---------- Dataset records ----------

__global__ __launch_bounds__(256) void group_rank_kernel(const int32_t* __restrict__ group_of,
                                                         const uint32_t* __restrict__ g_n,
                                                         const uint32_t* __restrict__ g_off,
                                                         const uint32_t* __restrict__ members,
                                                         const uint32_t* __restrict__ addr_rank, uint32_t W,
                                                         uint32_t* __restrict__ rank_in_group,
                                                         uint32_t* __restrict__ by_rank) {
  const uint32_t w = blockIdx.x * 256u + threadIdx.x;
  if (w >= W) return;
  const int32_t g = group_of[w];
  if (g < 0) {
    rank_in_group[w] = 0;
    return;
  }
  const uint32_t n = g_n[g], off = g_off[g], my = addr_rank[w];
  uint32_t idx = 0;
  for (uint32_t k = 0; k < n; ++k) idx += addr_rank[members[off + k]] < my;
  rank_in_group[w] = idx;
  by_rank[off + idx] = w;
}

__global__ __launch_bounds__(256) void match_prep_kernel(MatchPrepArgs p) {
  const uint32_t w = blockIdx.x * 256u + threadIdx.x;
  if (w < p.G) p.g_task_next[w] = p.g_task[w];
  if (w >= p.W) return;
  const int32_t g = p.group_of[w];
  p.first[w] = PM_NONE;
  p.count[w] = 0u;
  if (g < 0) {
    p.sel[w] = 0ull;
    p.rank_in_group[w] = 0;
    return;
  }
  p.sel[w] = 1ull << p.g_cfg[g];
  const uint32_t n = p.g_n[g], off = p.g_off[g], my = p.addr_rank[w];
  uint32_t idx = 0;
  for (uint32_t k = 0; k < n; ++k) idx += p.addr_rank[p.members[off + k]] < my;
  p.rank_in_group[w] = idx;
  p.by_rank[off + idx] = w;
}

__device__ __forceinline__ uint32_t task_position(const uint64_t* __restrict__ live, const uint32_t* __restrict__ prefix,
                                                  uint32_t u) {
  return prefix[u >> 6] + (uint32_t)__popcll(live[u >> 6] & ((1ull << (u & 63u)) - 1ull));
}

__global__ __launch_bounds__(256) void claim_publish_kernel(ClaimArgs p) {
  const uint32_t r = blockIdx.x * 256u + threadIdx.x;
  const bool in = r < p.R;
  if (!in && !p.h_table) return;
  const uint32_t w = !in ? 0u : p.rows ? p.rows[r] : r;
  const int32_t g = in ? p.group_of[w] : -1;
  pm_assignment a;
  a.task = PM_NONE;
  a.group_slot = PM_NONE;
  a.group_index = 0;
  a.group_size = 0;
  a.next_worker = PM_NONE;
  a.group_id = 0;
  uint32_t t = PM_NONE;
  if (g >= 0) {
    t = p.g_task[g];
    if (t == PM_NONE) {
      t = p.chosen[r];
      if (t != PM_NONE) p.g_task_next[g] = t;
    }
    const uint32_t n = p.g_n[g], off = p.g_off[g];
    const uint32_t idx = p.rank_in_group[w];
    a.task = (t == PM_NONE || p.rows) ? t : task_position(p.t_live, p.t_prefix, t);
    a.group_slot = (uint32_t)g;
    a.group_index = idx;
    a.group_size = n;
    a.next_worker = p.by_rank[off + ((idx + 1u == n) ? 0u : idx + 1u)];
    a.group_id = p.g_id[g];
  }
  if (p.rows) {
    p.table[r] = a;
    return;
  }
  if (in) {
    p.table[w] = a;
    p.task_col[w] = a.task;
  }
  if (p.h_table) {
    static_assert(sizeof(pm_assignment) == 32, "a row is two 16-byte pieces");
    __shared__ uint4 s_rows[512];
    s_rows[2u * threadIdx.x] = make_uint4(a.task, a.group_slot, a.group_index, a.group_size);
    s_rows[2u * threadIdx.x + 1u] = make_uint4(a.next_worker, 0u, (uint32_t)a.group_id, (uint32_t)(a.group_id >> 32));
    if (g >= 0 && a.group_index == 0u) p.h_gtask[g] = t;
    __syncthreads();
    const uint32_t row0 = blockIdx.x * 256u;
    const uint32_t n16 = 2u * (p.R - row0 < 256u ? p.R - row0 : 256u);
    uint4* const dst = reinterpret_cast<uint4*>(p.h_table + row0);
    for (uint32_t k = threadIdx.x; k < n16; k += 256u) dst[k] = s_rows[k];
  }
}

__global__ __launch_bounds__(256) void table_scatter_kernel(const pm_assignment* __restrict__ x,
                                                            const uint32_t* __restrict__ xrow, uint32_t W,
                                                            pm_assignment* __restrict__ table,
                                                            uint32_t* __restrict__ task_col,
                                                            uint32_t* __restrict__ g_task_next,
                                                            const uint64_t* __restrict__ t_live,
                                                            const uint32_t* __restrict__ t_prefix) {
  const uint32_t w = blockIdx.x * 256u + threadIdx.x;
  if (w >= W) return;
  pm_assignment a = x[xrow[w]];
  if (a.group_slot != PM_NONE && a.task != PM_NONE) g_task_next[a.group_slot] = a.task;
  if (a.task != PM_NONE) a.task = task_position(t_live, t_prefix, a.task);
  table[w] = a;
  task_col[w] = a.task;
}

----------

§ Brief
Above are the records. Copy the lines beginning at the one that has "is two 16-byte" and ending with the one that has "s_rows[2u * threadIdx.x]", unchanged.

§ Written response
    static_assert(sizeof(pm_assignment) == 32, "a row is two 16-byte pieces");
    __shared__ uint4 s_rows[512];
    s_rows[2u * threadIdx.x] = make_uint4(a.task, a.group_slot, a.group_index, a.group_size);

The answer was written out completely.